I'm trying to create a small program that will read an expression from a text.txt file and will return the result.
First of all I read the text and convert what I read to a string:
module Main where
import Data.Char
convert :: String -> String
convert = unlines . (map convertLine) . lines
convertLine :: String -> String
convertLine = unwords . (map convertWord) . words
convertWord :: String -> String
convertWord s = (toUpper (head s)):(tail s)
main = do
name <- readFile "test.txt"
putStr $ convert name
Now, I want to parse that string and I start with:
parse :: (Read a, Num a, Fractional a) => String -> [SyntacticalElement a]
parse "" = []
parse putStr = element : (parse rest)
where (element, rest) = next_elem putStr
Here I get the error: next_elem is not in scope
Any idea why?
Update:
module Main where
import Data.Char
convert :: String -> String
convert = unlines . (map convertLine) . lines
convertLine :: String -> String
convertLine = unwords . (map convertWord) . words
convertWord :: String -> String
convertWord s = (toUpper (head s)):(tail s)
main = do
name <- readFile "test.txt"
putStr $ convert name
number = ['0'..'9'] ++ ['.']
operator = ['+', '-', '*', '/']
open_brackets = ['(', '[']
close_brackets = [')', ']']
brackets = open_brackets ++ close_brackets
allowed_chars = number ++ operator ++ brackets
parse :: (Read a, Num a, Fractional a) => String -> [SyntacticalElement a]
parse "" = []
parse putStr = element : (parse rest)
where (element, rest) = next_elem putStr
next_elem :: (Read a, Num a, Fractional a) => String -> (SyntacticalElement a, String)
next_elem s#(first:_)
| is_open_bracket first = (to_sublist content, rest_b)
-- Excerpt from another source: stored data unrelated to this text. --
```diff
@@ -339,12 +446,14 @@
         a.out = (double*)(d_base + hdr) + (size_t)q * cap * 5;
         a.cap = cap;
         a.result = d_res + 2 * q;
+#ifdef DYMU_PATH_PROFILE
+        a.prof = nullptr;
+#endif
         h_args[q] = a;
     }
     DYMU_CUDA_TRY(ctx, cudaMemcpyAsync(d_base, h_args, (size_t)n * sizeof(PathArgs), cudaMemcpyHostToDevice,
                                        ctx->stream));
-    const size_t smem = 4 * PATCH * PATCH * sizeof(double);
-    DYMU_TRY(launch_paths(ctx, n, smem, (const PathArgs*)d_base));
+    DYMU_TRY(launch_paths(ctx, n, (const PathArgs*)d_base));
     ctx->launches++;
     DYMU_CUDA_TRY(ctx, cudaGetLastError());
     uint32_t* h_res = (uint32_t*)((char*)ctx->h_pinned + (size_t)n * sizeof(PathArgs));
```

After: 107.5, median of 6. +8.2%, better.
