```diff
@@ -1651,16 +1659,19 @@
         constexpr uint32_t PLAN_HEADS = 512;
         EmitPlan plan{}; EmitPlan *use_plan = nullptr;
         DevBuf<EmitRec> d_plan_off; DevBuf<char> d_plan_out;
-        if (env_u64("SHK_DEVICE_PLAN", 0) != 0 && dw_min > PLAN_HEADS) {
+        if (env_u64("SHK_DEVICE_PLAN", 1) != 0 && dw_min > PLAN_HEADS && !(arrival && getenv("SHK_ARRIVAL_MIN") != nullptr)) {
             const unsigned long long cap = (unsigned long long)n + (unsigned long long)PLAN_HEADS * (unsigned long long)(k_ - 1) + 64ull;
             if (int rc = d_plan_off.alloc(PLAN_HEADS, err)) return rc;
             if (int rc = d_plan_out.alloc(cap + 16, err)) return rc;
             if (int rc = hout_.alloc(cap + 16, err)) return rc;
-            plan.d_off = d_plan_off.p; plan.d_out = d_plan_out.p; plan.h_out = hout_.p; plan.max_heads = PLAN_HEADS; plan.out_cap = cap;
+            plan.d_off = d_plan_off.p; plan.d_out = d_plan_out.p; plan.max_heads = PLAN_HEADS; plan.out_cap = cap;
             use_plan = &plan;
         }
         if (int rc = rank_chains(cs, true, err, json ? (uint32_t)std::min<uint64_t>(2 * dw_min, 0xFFFFFFFFull) : 0xFFFFFFFFu, use_plan)) return rc;
         if (use_plan && plan.planned && cs.heads_on_host) {
+            if (plan.out_bytes > plan.out_cap) { err = "collapse: the device's emission plan exceeds its buffer"; return -6; }
+            const auto tcp = std::chrono::steady_clock::now();
+            if (plan.out_bytes) HIPCHK(hipMemcpyAsync(hout_.p, d_plan_out.p, plan.out_bytes, hipMemcpyDeviceToHost, stream_));
             std::vector<HeadRec> &hd = cs.heads;
             unsigned long long at = 0; uint32_t ne = 0;
             out.reserve(plan.n_emit);
@@ -1671,7 +1682,9 @@
                 at += rc.ext_n; ne++;
                 out.push_back(std::move(rc));
             }
+            WAIT_STREAM();
             if (at != plan.out_bytes || ne != plan.n_emit) { err = "collapse: the device's emission plan and the chain records disagree"; return -6; }
+            times_.add("collapse_d2h_contigs_host_clock", std::chrono::duration<double, std::milli>(std::chrono::steady_clock::now() - tcp).count());
             times_.add("collapse_planned_on_device_x1", 1.0);
             return 0;
         }
@@ -2343,8 +2356,11 @@
     unsigned long long *mbox64() { return (unsigned long long *)mbox_.p; }
     static constexpr size_t MBOX_BYTES = 32768;
     static constexpr int MB_P1 = 0 , MB_CTL = 8 , MB_MISC = 64;
-    struct P1Pending { bool on; const uint32_t *d_bases, *d_seg_off; uint64_t n_seg, n_bases, cap; };
-    P1Pending p1_{false, nullptr, nullptr, 0, 0, 0};
+    struct P1Pending { bool on; const uint32_t *d_bases, *d_seg_off; uint64_t n_seg, n_bases, cap; bool late , copied; };
+    P1Pending p1_{false, nullptr, nullptr, 0, 0, 0, false, false};
+    static bool p1_flags_late() { return env_u64("SHK_P1_FLAGS_EARLY", 0) == 0; }
+    DevBuf<unsigned long long> dh_;
+    bool p2_prezeroed_ = false;
     uint64_t n_host_waits_ = 0;
     bool stage_timers_ = env_u64("SHK_STAGE_TIMERS", 0) != 0;
     bool keep_stages_ = env_u64("SHK_KEEP_STAGES", 0) != 0;
```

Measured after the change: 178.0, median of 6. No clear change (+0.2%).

| is_operator first = (to_operator operator, rest_o)
| is_number first = (to_number number, rest_n)
| is_close_bracket first = error "Unexpected closing bracket!"
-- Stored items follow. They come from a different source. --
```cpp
template <int POL, bool NOISE, bool SHARED, bool SPLIT, bool PF, bool PLAIN>
__global__ __launch_bounds__(256, R1_WG_PER_CU) void mmse_rank1_kernel(const State *__restrict__ st, SolveArgs a)
{
    static_assert(!PF || r1_prefetch(NOISE, SHARED), "this instantiation has no registers for a second unit");
    constexpr bool NTL = POL == R1_POL_NT || POL == R1_POL_NT_LOADS;
    constexpr bool NTS = POL == R1_POL_NT || POL == R1_POL_NT_STORES;
    constexpr bool LF = POL != R1_POL_U_FIRST;
    constexpr bool TXF = POL == R1_POL_TX_FIRST;
    static_assert(!TXF || (SHARED && PLAIN), "the tx-first order is built for the shared-u builds without mask and scale");
    const int i = threadIdx.x & 15;
    const uint32_t rpw = blockDim.x >> 4;
    int64_t n = a.n;
    if (LF) {
        auto held = [](int64_t &c, auto v) __attribute__((always_inline)) { asm("" : "+s"(c) : "s"(v)); };
        held(n, st), held(n, a.tx), held(n, a.rx), held(n, a.fs), held(n, a.bs), held(n, a.blk), held(n, a.cu);
        held(n, rpw), held(n, gridDim.x);
        if (SPLIT) held(n, a.nblk), held(n, a.dots);
        else held(n, a.w), held(n, a.ws);
        if (NOISE) held(n, a.ow2);
        if (!SHARED) held(n, a.cs), held(n, a.cw);
    }
    const uint32_t units = (uint32_t)(SPLIT ? n * a.nblk : n);
    const uint32_t rows = gridDim.x * rpw;
    uint32_t g = blockIdx.x * rpw + (threadIdx.x >> 4);
    if (g >= units) return;
    const bool cwg = !SHARED && a.cw != nullptr;
    double ac;
    uint64_t xm;
    auto scalars = [&](double &b) __attribute__((always_inline)) {
        ac = PLAIN ? 1.0 : st->acoef;
        xm = PLAIN ? ~0ull : st->xmask;
        if (!NOISE) b = st->bcoef;
    };
    const double2 zero = make_double2(0.0, 0.0);
    auto lane_again = [](int l) __attribute__((always_inline)) {
        asm volatile("" : "+v"(l));
        return l;
    };
    auto frame_of = [&](uint32_t gu) __attribute__((always_inline)) { return SPLIT ? gu / (uint32_t)a.nblk : gu; };
    auto fetch = [&](uint32_t gu, double2(&xl)[4], double2(&rl)[4], double &bc, int part = 0) __attribute__((always_inline)) {
        const uint32_t f = frame_of(gu);
        const int b = SPLIT ? (int)(gu - f * (uint32_t)a.nblk) : 0;
        const int64_t base = (int64_t)f * a.fs + (int64_t)(a.blk + b) * a.bs + lane_again(i);
        if (TXF) {
            if (part != 2) {
#pragma unroll
                for (int m = 0; m < 3; ++m) xl[m] = ld2(a.tx, base + 16 * m);
                xl[3] = zero;
                if (i < NSC - 48) xl[3] = ld2(a.tx, base + 48);
            }
            if (part != 1) {
#pragma unroll
                for (int m = 0; m < 3; ++m) rl[m] = ld2(a.rx, base + 16 * m);
                rl[3] = zero;
                if (i < NSC - 48) rl[3] = ld2(a.rx, base + 48);
                if (NOISE) bc = a.ow2[f];
            }
            return;
        }
#pragma unroll
        for (int m = 0; m < 3; ++m) {
            xl[m] = NTL ? ld2_nt(a.tx, base + 16 * m) : ld2(a.tx, base + 16 * m);
            rl[m] = NTL ? ld2_nt(a.rx, base + 16 * m) : ld2(a.rx, base + 16 * m);
        }
        xl[3] = zero;
        rl[3] = zero;
        if (i < NSC - 48) {
            xl[3] = NTL ? ld2_nt(a.tx, base + 48) : ld2(a.tx, base + 48);
            rl[3] = NTL ? ld2_nt(a.rx, base + 48) : ld2(a.rx, base + 48);
        }
        if (NOISE) bc = a.ow2[f];
    };
    auto factors = [&](int64_t cb, double2(&u)[4], double2(&w)[4], double2(&p)[4]) __attribute__((always_inline)) {
        const int64_t ub = cb + i;
        const bool live = i < NSC - 48;
        if (SHARED) {
#pragma unroll
            for (int m = 0; m < 3; ++m) {
                u[m] = ld2(a.cu, ub + 16 * m);
                w[m] = cconj(u[m]);
            }
            u[3] = zero;
            w[3] = zero;
            if (live) {
                u[3] = ld2(a.cu, ub + 48);
                w[3] = cconj(u[3]);
            }
        } else {
#pragma unroll
            for (int m = 0; m < 3; ++m) u[m] = ld2(a.cu, ub + 16 * m);
            u[3] = zero;
            if (live) u[3] = ld2(a.cu, ub + 48);
            if (cwg) {
#pragma unroll
                for (int m = 0; m < 3; ++m) w[m] = ld2(a.cw, ub + 16 * m);
                w[3] = zero;
                if (live) w[3] = ld2(a.cw, ub + 48);
            } else {
#pragma unroll
                for (int m = 0; m < 3; ++m) w[m] = cconj(u[m]);
                w[3] = live ? cconj(u[3]) : zero;
            }
        }
#pragma unroll
        for (int m = 0; m < 4; ++m) p[m] = rank1_p(u[m], w[m], cwg);
    };
    double2 u[4], w[4], p[4];
    double2 xc[4], rc[4], xn[4], rn[4];
    double bc = 0.0, bn;
    scalars(bc);
    if (TXF) {
        fetch(g, xc, rc, bc, 1);
#pragma unroll
        for (int m = 0; m < 3; ++m) u[m] = ld2(a.cu, i + 16 * m);
        u[3] = zero;
        if (i < NSC - 48) u[3] = ld2(a.cu, i + 48);
        fetch(g, xc, rc, bc, 2);
#pragma unroll
        for (int m = 0; m < 4; ++m) {
            w[m] = m < 3 || i < NSC - 48 ? cconj(u[m]) : zero;
            p[m] = rank1_p(u[m], w[m], cwg);
        }
    } else {
        if (LF) fetch(g, xc, rc, bc);
        if (SHARED) factors(0, u, w, p);
    }
    bn = bc;
    auto trip = [&](double2(&xc)[4], double2(&rc)[4], double &bc, double2(&xn)[4], double2(&rn)[4], double &bn)
                    __attribute__((always_inline)) {
        if (!PF && !LF) fetch(g, xc, rc, bc);
        const uint32_t f = frame_of(g);
        if (!SHARED) factors((int64_t)f * a.cs, u, w, p);
        const bool more = g + rows < units;
        if (PF && more) fetch(g + rows, xn, rn, bn);
        double2 x[4];
#pragma unroll
        for (int m = 0; m < 4; ++m)
            x[m] = PLAIN || ((xm >> ((i + 16 * m) & 63)) & 1ull) ? xc[m] : zero;
        double2 pl[4];
#pragma unroll
        for (int m = 0; m < 4; ++m) {
            double2 um = u[m];
            if (PF) asm volatile("" : "+v"(um.x), "+v"(um.y));
            pl[m] = PF ? rank1_p(um, w[m], cwg) : p[m];
        }
        double2 s = rank1_s<PLAIN>(x, rc, u, w, pl, cwg, ac, bc);
        if (NOISE && !(bc > 0.0 && bc < __builtin_inf())) s = make_double2(__builtin_nan(""), __builtin_nan(""));
        if (SPLIT) {
            if (i == 0) st2(a.dots, g, s);
// ... 35 lines not shown
    dim3 g, b;
    bool pf;
};

template <int POL, bool NOISE, bool SHARED, bool PLAIN>
static void launch_r1_split(const State *st, const SolveArgs &a, const R1Shape &h, hipStream_t s)
{
    if constexpr (r1_prefetch(NOISE, SHARED)) {
        if (h.pf) {
            if (a.split) hipLaunchKernelGGL((mmse_rank1_kernel<POL, NOISE, SHARED, true, true, PLAIN>), h.g, h.b, 0, s, st, a);
            else hipLaunchKernelGGL((mmse_rank1_kernel<POL, NOISE, SHARED, false, true, PLAIN>), h.g, h.b, 0, s, st, a);
            return;
        }
    }
    if (a.split) hipLaunchKernelGGL((mmse_rank1_kernel<POL, NOISE, SHARED, true, false, PLAIN>), h.g, h.b, 0, s, st, a);
    else hipLaunchKernelGGL((mmse_rank1_kernel<POL, NOISE, SHARED, false, false, PLAIN>), h.g, h.b, 0, s, st, a);
}
template <int POL, bool PLAIN = false>
static void launch_r1_pol(const State *st, const SolveArgs &a, const R1Shape &h, hipStream_t s)
{
    const bool shared = a.cs == 0 && !a.cw;
    if constexpr (POL == R1_POL_TX_FIRST) {
        if (a.ow2) launch_r1_split<POL, true, true, PLAIN>(st, a, h, s);
        else launch_r1_split<POL, false, true, PLAIN>(st, a, h, s);
    } else if (a.ow2) {
        if (shared) launch_r1_split<POL, true, true, PLAIN>(st, a, h, s);
        else launch_r1_split<POL, true, false, PLAIN>(st, a, h, s);
    } else {
        if (shared) launch_r1_split<POL, false, true, PLAIN>(st, a, h, s);
        else launch_r1_split<POL, false, false, PLAIN>(st, a, h, s);
    }
}

int launch_mmse_rank1(const State *st, const SolveArgs &a, bool nt, int cus, bool plain, void *stream)
{
    if (!a.cu) return WCE_EINVAL;
    if (a.split ? !a.dots : !a.w) return WCE_EINVAL;
    if (a.n <= 0) return WCE_OK;
    if (a.nblk > 1 && !a.split) return WCE_EINVAL;
    if (a.ow2 && a.cw) return WCE_EINVAL;
    const int64_t units = a.split ? a.n * a.nblk : a.n;
    if (units > 0x7fffffffll) return WCE_EINVAL;
    const int shape = variant_value(WCE_VARIANT_R1);
    const int rpw = shape == 8 ? 4 : shape == 9 ? 8 : 16;
    int64_t wgs = (units + rpw - 1) / rpw;
    const bool looping = shape == 4 || shape == 7;
    const int64_t cap = shape == 4 ? 3 : shape == 7 ? rank1_rows_per_sweep(cus) / 16 : wgs;
    if (wgs > cap) wgs = cap;
    const R1Shape h{dim3((unsigned)wgs), dim3(16u * rpw), looping};
    hipStream_t s = (hipStream_t)stream;
    if (nt) launch_r1_pol<R1_POL_NT>(st, a, h, s);
    else if (shape == 5) launch_r1_pol<R1_POL_NT_STORES>(st, a, h, s);
    else if (shape == 6) launch_r1_pol<R1_POL_NT_LOADS>(st, a, h, s);
    else if (shape == 10) launch_r1_pol<R1_POL_U_FIRST>(st, a, h, s);
    else if (!plain || shape == 11) launch_r1_pol<R1_POL_DEFAULT>(st, a, h, s);
    else if (a.cs == 0 && !a.cw && shape != 12) launch_r1_pol<R1_POL_TX_FIRST, true>(st, a, h, s);
    else launch_r1_pol<R1_POL_DEFAULT, true>(st, a, h, s);
    return hipGetLastError() == hipSuccess ? WCE_OK : WCE_EHIP;
}

}
```

### 80211parallelestimation_amd/csrc/wce_route.cpp

```cpp
#include <cstring>
#include <string>

#include "wce_internal.h"
#include "wce_route.h"
#include "../../include/wce_debug.h"

namespace wce {

int check_route_facts(const RouteFacts &f)
{
    if (f.mode != WCE_MMSE_REF && f.mode != WCE_MMSE_TEXTBOOK && f.mode != WCE_MMSE_COV) return WCE_EINVAL;
    if (f.semantics != WCE_SEM_C && f.semantics != WCE_SEM_MATLAB) return WCE_EINVAL;
    if (f.mask & ~0x7Fu) return WCE_EINVAL;
    if ((f.mask & WCE_MMSE_FRAME_COV) && !(f.mask & WCE_EST_PS_MMSE)) return WCE_EINVAL;
    if (f.mode != WCE_MMSE_COV && (f.lr_k0 >= 0 || f.cm)) return WCE_EINVAL;
    if (f.noise && (f.mode != WCE_MMSE_TEXTBOOK || !(f.mask & WCE_EST_PS_MMSE))) return WCE_EINVAL;
    return WCE_OK;
}

Route plan_route(const RouteFacts &f)
{
    Route r;
    const bool ls = (f.mask & (WCE_EST_LS_ALL | WCE_EQUALIZE)) != 0;
    const bool mmse = (f.mask & WCE_EST_PS_MMSE) != 0;
// ... 50 lines not shown
    case FcPrep::None: break;
    case FcPrep::RefFc: add("ref_fc"); break;
    case FcPrep::FcU: add("fc_u"); break;
    case FcPrep::General:
        if (!r.fc_lt_ready) add("ls");
        add("matvec");
        if (r.fc_ref_w) add("ref_w");
        break;
    }
    if (r.cm) add("cm");
    switch (r.solve) {
    case SolveStep::None: break;
    case SolveStep::RefPilots: add("ref_pilots"); break;
    case SolveStep::RefLsElem: add("ref_ls_elem"); break;
    case SolveStep::RefLsElemDone: add("ref_ls_elem_done"); break;
    case SolveStep::Closed: add("mmse_rank1"); break;
    case SolveStep::ClosedNt: add("mmse_rank1_nt"); break;
    case SolveStep::Factor: add(std::string("factor_") + form[(int)r.form]); break;
    case SolveStep::Fused: add(std::string("fused_") + form[(int)r.form]); break;
    case SolveStep::LowRank: add("mmse_lr"); break;
    }
    switch (r.finish) {
    case Finish::None: break;
    case Finish::FcFinish: add("fc_finish"); break;
    case Finish::MatvecAvg: add("matvec_avg"); break;
    case Finish::Apply: add("apply"); break;
    case Finish::AvgBlocks: add("avg_blocks"); break;
    }
    if (s.size() + 1 > cap || !buf) return -1;
    std::memcpy(buf, s.c_str(), s.size() + 1);
    return (int)s.size();
}

}

extern "C" int wce_debug_route(int mode, int bdot, int fuse, int cm, int lr_k0, int cov_rank, int semantics,
                               unsigned mask, int ls_f32, int r1, int ref_fc, int ref_ls, char *buf, size_t cap)
{
    const wce::RouteFacts f{mode, bdot != 0, fuse != 0, cm != 0, lr_k0, cov_rank, semantics, mask, ls_f32 != 0, r1, ref_fc, ref_ls};
    if (wce::check_route_facts(f)) return WCE_EINVAL;
    return wce::route_names(wce::plan_route(f), buf, cap) < 0 ? WCE_EINVAL : WCE_OK;
}

extern "C" int wce_debug_route_noise(int mode, int bdot, int fuse, int cm, int lr_k0, int cov_rank, int semantics,
                                     unsigned mask, int ls_f32, int r1, int ref_fc, int ref_ls, int noise, char *buf,
                                     size_t cap)
{
    wce::RouteFacts f{mode, bdot != 0, fuse != 0, cm != 0, lr_k0, cov_rank, semantics, mask, ls_f32 != 0, r1, ref_fc, ref_ls};
    f.noise = noise != 0;
    if (wce::check_route_facts(f)) return WCE_EINVAL;
    return wce::route_names(wce::plan_route(f), buf, cap) < 0 ? WCE_EINVAL : WCE_OK;
}
```

### 80211parallelestimation_amd/csrc/wce_route.h

```cpp
#pragma once
#include <cstddef>
#include <cstdint>

namespace wce {

struct RouteFacts {
    int mode;
    bool bdot;
    bool fuse;
    bool cm;
    int lr_k0;
    int cov_rank;
    int semantics;
    uint32_t mask;
    bool ls_f32;
    int r1, ref_fc, ref_ls;
    bool noise;
};

enum class FcPrep : uint8_t {
    None,
    RefFc,
    FcU,
    General,
// ... 5 lines not shown
    Dense,
};

enum class SolveStep : uint8_t {
    None,
    RefPilots,
    RefLsElem,
    RefLsElemDone,
    Closed,
    ClosedNt,
    Factor,
    Fused,
    LowRank,
};

enum class Finish : uint8_t { None, FcFinish, MatvecAvg, Apply, AvgBlocks };

struct Route {
    bool ls_pass = false;
    FcPrep prep = FcPrep::None;
    bool fc_lt_ready = false;
    bool fc_ref_w = false;
    bool cm = false;
    SolveStep solve = SolveStep::None;
    SolveForm form = SolveForm::Dense;
    Finish finish = Finish::None;
    bool workspace = false;
};

int check_route_facts(const RouteFacts &f);
Route plan_route(const RouteFacts &f);
int route_names(const Route &r, char *buf, size_t cap);

}
```

### 80211parallelestimation_amd/wce.py

```python
from __future__ import annotations

import ctypes
import os
from ctypes import POINTER, byref, c_double, c_int, c_int32, c_int64, c_size_t, c_uint32, c_uint64, c_void_p

import numpy as np

NSC = 53
NBLK = 15
DC = 26
PILOTS = (5, 19, 33, 47)

LT_LS = 1 << 0
PS_LINEAR = 1 << 1
PS_CUBIC = 1 << 2
PS_SINC = 1 << 3
PS_MMSE = 1 << 4
EQUALIZE = 1 << 5
LS_ALL = 0xF
ALL = 0x3F
OUT_LS_F32 = 1
FRAME_COV = 1 << 6

MMSE_REF = 0
# ... 55 lines not shown
    _fields_ = [("eq", c_void_p), ("sym", c_void_p), ("theta", c_void_p), ("evm", c_void_p), ("nerr", c_void_p),
                ("eq_frame_stride", c_int64), ("eq_block_stride", c_int64), ("sym_frame_stride", c_int64),
                ("sym_block_stride", c_int64)]


class ReencodePar(ctypes.Structure):
    _fields_ = [("bits", c_void_p), ("bits_stride", c_int64), ("modulation", c_int32), ("rate", c_int32),
                ("scale", c_double), ("theta", c_void_p)]


class ReencodeOut(ctypes.Structure):
    _fields_ = [("tx", c_void_p), ("tx_frame_stride", c_int64), ("tx_block_stride", c_int64), ("h", c_void_p),
                ("h_stride", c_int64)]


_lib = None

ABI = {
    "wce_ctx_create": [POINTER(c_void_p), c_int, c_void_p, c_void_p, c_double, c_int],
    "wce_ctx_create_empty": [POINTER(c_void_p), c_int],
    "wce_ctx_destroy": [c_void_p],
    "wce_ctx_reserve": [c_void_p, c_int64],
    "wce_ctx_reserve_stream": [c_void_p, c_int64, c_void_p],
    "wce_plan_create": [POINTER(c_void_p), c_void_p, c_void_p, c_void_p, c_uint32],
    "wce_plan_launch": [c_void_p, c_void_p],
    "wce_plan_destroy": [c_void_p],
    "wce_ctx_create_cov": [POINTER(c_void_p), c_int, c_void_p, c_void_p, c_void_p, c_double],
    "wce_state_build_cov": [c_void_p, c_size_t, c_void_p, c_void_p, c_void_p, c_double],
    "wce_debug_set_fusion": [c_void_p, c_int],
    "wce_debug_set_border_dot": [c_void_p, c_int],
    "wce_debug_set_flat_chunk": [ctypes.c_int64],
    "wce_debug_set_variant": [c_int, c_int],
    "wce_debug_rank1_rows_per_sweep": [c_void_p],
    "wce_debug_set_cov_path": [c_void_p, c_int],
    "wce_debug_lr_kernel": [c_void_p, c_int64],
    "wce_debug_route": [c_int] * 7 + [c_uint32] + [c_int] * 4 + [ctypes.c_char_p, c_size_t],
    "wce_debug_route_noise": [c_int] * 7 + [c_uint32] + [c_int] * 5 + [ctypes.c_char_p, c_size_t],
    "wce_debug_cov_factor": [c_void_p, c_size_t, c_void_p, POINTER(c_int), POINTER(c_int), POINTER(c_double),
                             POINTER(c_double)],
    "wce_ctx_cov_info": [c_void_p, POINTER(c_int), POINTER(c_int), POINTER(c_double), POINTER(c_double)],
    "wce_ctx_set_modulus": [c_void_p, c_void_p],
    "wce_state_set_modulus": [c_void_p, c_size_t, c_void_p, c_void_p],
    "wce_debug_set_cm": [c_void_p, c_int],
    "wce_debug_compat_state_builds": [],
    "wce_ctx_state": [c_void_p, POINTER(c_void_p), POINTER(c_size_t)],
    "wce_ctx_mark_ready": [c_void_p],
    "wce_state_size": [],
    "wce_state_build": [c_void_p, c_size_t, c_void_p, c_void_p, c_double, c_int],
    "wce_ctx_load_state": [c_void_p, c_void_p, c_size_t],
    "wce_state_validate": [c_void_p, c_size_t, POINTER(c_int)],
    "wce_ctx_get_shared": [c_void_p, c_void_p, c_void_p, POINTER(c_double), POINTER(c_double)],
    "wce_estimate": [c_void_p, POINTER(Frames), POINTER(Outputs), c_uint32, c_void_p],
    "wce_estimate_noise": [c_void_p, POINTER(Frames), POINTER(Outputs), c_uint32, c_void_p, c_void_p],
    "wce_mmse_solve": [c_void_p, POINTER(Frames), c_void_p, c_int64, c_void_p],
    "wce_mmse_apply": [c_void_p, c_void_p, c_void_p, c_int64, c_int64, c_void_p],
    "wce_synth_frames": [c_void_p, c_void_p, c_void_p, c_void_p, c_int64, c_int64, c_int64, c_int64, c_int64,
                         c_uint64, c_void_p, c_double, c_double, c_void_p],
    "wce_front_end_blocks": [c_void_p, c_void_p, c_int64, c_int64, c_int32, c_void_p, c_int64, c_int64, c_void_p],
    "wce_front_end_preamble": [c_void_p, c_void_p, c_int64, c_int64, c_int64, c_void_p, c_int64, c_void_p,
                               c_void_p],
    "wce_front_end_blocks_cfo": [c_void_p, c_void_p, c_int64, c_int64, c_int32, c_void_p, c_int64, c_void_p, c_int64,
                                 c_int64, c_void_p],
    "wce_front_end_preamble_cfo": [c_void_p, c_void_p, c_int64, c_int64, c_int64, c_void_p, c_int64, c_void_p,
                                   c_void_p, c_int, c_void_p],
    "wce_front_end_sync": [c_void_p, c_void_p, c_int64, c_int64, c_int64, c_void_p, c_double, c_int32, c_void_p,
                           c_void_p, c_void_p],
# ... 857 lines not shown
```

| otherwise = error $ "Invalid Expression: \"" ++ s ++ "\""
where (number, rest_n) = span is_number s
(operator, rest_o) = span is_operator s
(content, rest_b) = parse_bracket s
Because the compiler doesn't know what next_elem means. Why would it? Where is it defined?
Btw for these situations it's often handy to use interact rather than bothering to read from a file.